Gerard Gallant est réputé pour laisser beaucoup de latitude à ses joueurs. Sa recette ne semble pas trop vilaine, autant dans la LHJMQ que dans la LNH!

Cendrillon ne veut pas aller se coucher!

CHRONIQUE / Le hockey est un sport merveilleux du fait que rien n’est jamais joué d’avance. Contrairement à d’autres sports, plusieurs impondérables comme la chimie et l’attitude ont autant, sinon plus d’impact que le talent brut.

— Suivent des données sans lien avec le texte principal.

+    block_reduce_storev<V, 4, 3>(a, smem, g, C, partial + blk * 3 * C, partial_gs + blk * C);
+}
+
+template <bool WANT_T>
+__global__ __launch_bounds__(NT8) void gblock_bwd_top_kernel(
+    const void* __restrict__ gx_in, const uint2* __restrict__ grgb, const void* __restrict__ y, const float* __restrict__ s_rgb,
+    const float* __restrict__ w_rgb, const float* __restrict__ noise, int ns, const float* __restrict__ nw,
+    const float* __restrict__ nb, void* __restrict__ gz, float* __restrict__ partial, float* __restrict__ partial_t, int H, int W,
+    int C, int nchunks, int lrelu, const float* __restrict__ gz_scale) {
+    extern __shared__ __attribute__((aligned(16))) float smem[];
+    const int HW = H * W;
+    const Geo8 g = make_geov<8>(HW, C, nchunks);
+    constexpr int K = WANT_T ? 6 : 3;
+    LN<8> a[K] = {};
+    if (g.active) {
+        const int c = g.cv * 8;
+        LN<8> w8 = {}, b8 = {}, d8 = {};
+        if (noise) {
+            w8 = ldpv<8>(nw + c);
+            b8 = ldpv<8>(nb + c);
+        }
+        if (gz_scale) d8 = ldpv<8>(gz_scale + (long)g.b * C + c);
+        LN<8> m[3];
+        {
+            const LN<8> sr = ldpv<8>(s_rgb + (long)g.b * C + c);
+#pragma unroll
+            for (int n = 0; n < 3; ++n) {
+                m[n] = ldpv<8>(w_rgb + (long)n * C + c);
+#pragma unroll
+                for (int e = 0; e < 8; ++e) m[n].e[e] *= sr.e[e];
+            }
+        }
+        const uint2* gr = grgb + (long)g.b * HW;
+        const long step = (long)g.rpp * C;
+        long o = ((long)g.b * HW + g.p_begin + g.prow) * C + c;
+        PixWalk pw(g.p_begin + g.prow, g.rpp, W);
+        for (int p = g.p_begin + g.prow; p < g.p_end; p += 2 * g.rpp, o += 2 * step, pw.advance()) {
+            const bool two = p + g.rpp < g.p_end;
+            const long o1 = two ? o + step : o;
+            const int p1 = two ? p + g.rpp : p;
+            const int h0 = pw.h, w0 = pw.w;
+            pw.advance();
+            const int h1 = two ? pw.h : h0, w1 = two ? pw.w : w0;
+            const uint2 r0 = gr[p], r1 = gr[p1];
+            const LN<8> y0 = ldv<8>(y, o, 1), y1 = ldv<8>(y, o1, 1);
+            LN<8> x0 = {}, x1 = {};
+            if (gx_in) {
+                x0 = ldv<8>(gx_in, o, 1);
+                x1 = ldv<8>(gx_in, o1, 1);
+            }
+            float nz0 = 0.f, nz1 = 0.f;
+            if (noise) {
+                nz0 = noise[noise_off(g.b, ns, h0, w0, 1)];
+                nz1 = noise[noise_off(g.b, ns, h1, w1, 1)];
+            }
+            const float g00 = act_lo(r0.x), g01 = act_hi(r0.x), g02 = act_lo(r0.y);
+            const float g10 = act_lo(r1.x), g11 = act_hi(r1.x), g12 = act_lo(r1.y);
+            LN<8> q0, q1;
+#pragma unroll
+            for (int e = 0; e < 8; ++e) {
+                q0.e[e] = fmaf(g02, m[2].e[e], fmaf(g00, m[0].e[e], g01 * m[1].e[e]));
+                q1.e[e] = fmaf(g12, m[2].e[e], fmaf(g10, m[0].e[e], g11 * m[1].e[e]));
+            }
+            rndv<8>(q0, 1);
+            rndv<8>(q1, 1);
+            if (gx_in) {
+#pragma unroll
+                for (int e = 0; e < 8; ++e) {
+                    q0.e[e] += x0.e[e];
+                    q1.e[e] += x1.e[e];
+                }
+                rndv<8>(q0, 1);
+                rndv<8>(q1, 1);
+            }
+            if constexpr (WANT_T) {
+#pragma unroll
+                for (int e = 0; e < 8; ++e) {
+                    a[K - 3].e[e] = fmaf(y0.e[e], g00, a[K - 3].e[e]);
+                    a[K - 2].e[e] = fmaf(y0.e[e], g01, a[K - 2].e[e]);
+                    a[K - 1].e[e] = fmaf(y0.e[e], g02, a[K - 1].e[e]);
+                }
+                if (two) {
+#pragma unroll
+                    for (int e = 0; e < 8; ++e) {
+                        a[K - 3].e[e] = fmaf(y1.e[e], g10, a[K - 3].e[e]);
+                        a[K - 2].e[e] = fmaf(y1.e[e], g11, a[K - 2].e[e]);
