-                for (int c = 0; c < 8; ++c) u[c] = 0.f;
-#pragma unroll
-                for (int k = 0; k < TG; ++k)
-                    if (k < cnt) {
-                        const float4 s0 = *reinterpret_cast<const float4 *>(sp + k * TPL);
-                        const float4 s1 = *reinterpret_cast<const float4 *>(sp + k * TPL + QPL);
-                        const float w = pr[m][k];
-                        u[0] = fmaf(w, s0.x, u[0]), u[1] = fmaf(w, s0.y, u[1]), u[2] = fmaf(w, s0.z, u[2]), u[3] = fmaf(w, s0.w, u[3]);
-                        u[4] = fmaf(w, s1.x, u[4]), u[5] = fmaf(w, s1.y, u[5]), u[6] = fmaf(w, s1.z, u[6]), u[7] = fmaf(w, s1.w, u[7]);
+    float pr[TG];
+    auto passes = [&](auto cnt_c) {
+        for (int it = 0; it < n_it; ++it) {
+            const int ch = it / n_grp, g = it - ch * n_grp;
+            const int cnt = total - g * TG < TG ? total - g * TG : TG;
+            {
+                f32x4 pf[TG][NPK];
+#pragma unroll
+                for (int tg = 0; tg < TG; ++tg)
+                    if (tg < cnt) {
+                        const int t = __builtin_amdgcn_readfirstlane(tlist[g * TG + tg]);
+                        const float *base = A.refs + ((size_t)t * N + n) * H * W * C + ch * KC;
+#pragma unroll
+                        for (int k = 0; k < NPK; ++k) pf[tg][k] = *reinterpret_cast<const f32x4 *>(base + goff[k]);
+                    } else {
+#pragma unroll
+                        for (int k = 0; k < NPK; ++k) pf[tg][k] = f32x4{0.f, 0.f, 0.f, 0.f};
                     }
-                u32x4 ah, al;
-#pragma unroll
-                for (int c = 0; c < 4; ++c) {
-                    unsigned int h, l;
-                    split_scaled(u[2 * c], u[2 * c + 1], h, l);
-                    ah[c] = h, al[c] = l;
-                }
-#pragma unroll
-                for (int j = 0; j < NJ; ++j) acc[m][j] = mma16(ah, b[j][1], acc[m][j]);
-#pragma unroll
-                for (int j = 0; j < NJ; ++j) acc[m][j] = mma16(al, scale_wh(b[j][0]), acc[m][j]);
-#pragma unroll
-                for (int j = 0; j < NJ; ++j) acc[m][j] = mma16(ah, b[j][0], acc[m][j]);
-            }
-            if (tap + 1 < TAPS) {
-#pragma unroll
-                for (int j = 0; j < NJ; ++j) b[j][0] = bn[j][0], b[j][1] = bn[j][1];
-            }
-        }
-    }
-    if (bad && A.range_flag) atomicOr(A.range_flag, 1);
+                if (it) __syncthreads();
+#pragma unroll
+                for (int tg = 0; tg < TG; ++tg)
+                    if (tg < cnt) {
+#pragma unroll
+                        for (int k = 0; k < NPK; ++k)
+                            if (in_map[k]) *reinterpret_cast<f32x4 *>(smem + tg * TPL + loff[k]) = pf[tg][k];
+                    }
+            }
+            __builtin_amdgcn_sched_barrier(0);
+            if (n_grp > 1 || it == 0) {
+#pragma unroll
+                for (int k = 0; k < TG; ++k) pr[k] = (k < cnt && pok) ? prow[__builtin_amdgcn_readfirstlane(tlist[g * TG + k])] * in_s : 0.f;
+            }
+            u32x4 b[2][NJ][2];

Les Golden Knights sont en train de nous livrer un glorieux chapitre de cette réalité. En début de saison, quand l’équipe assemblée par Georges McPhee - à partir des rejets des 30 autres formations de la LNH - faisait la barbe à ses ennemis, c’était rafraîchissant. Entre amis, on évoquait leurs succès à domicile avec un grand sourire, en se disant que les clubs adverses devaient profiter un peu trop de la ville du vice les veilles de match!

Puis, les victoires ont continué de s’entasser sur le tableau, même si l’équipe faisait parader différents gardiens. Tout le monde vantait alors l’appétit de cette bande teigneuse, en mettant en garde que la cadence après Noël viendrait freiner les Golden Knights.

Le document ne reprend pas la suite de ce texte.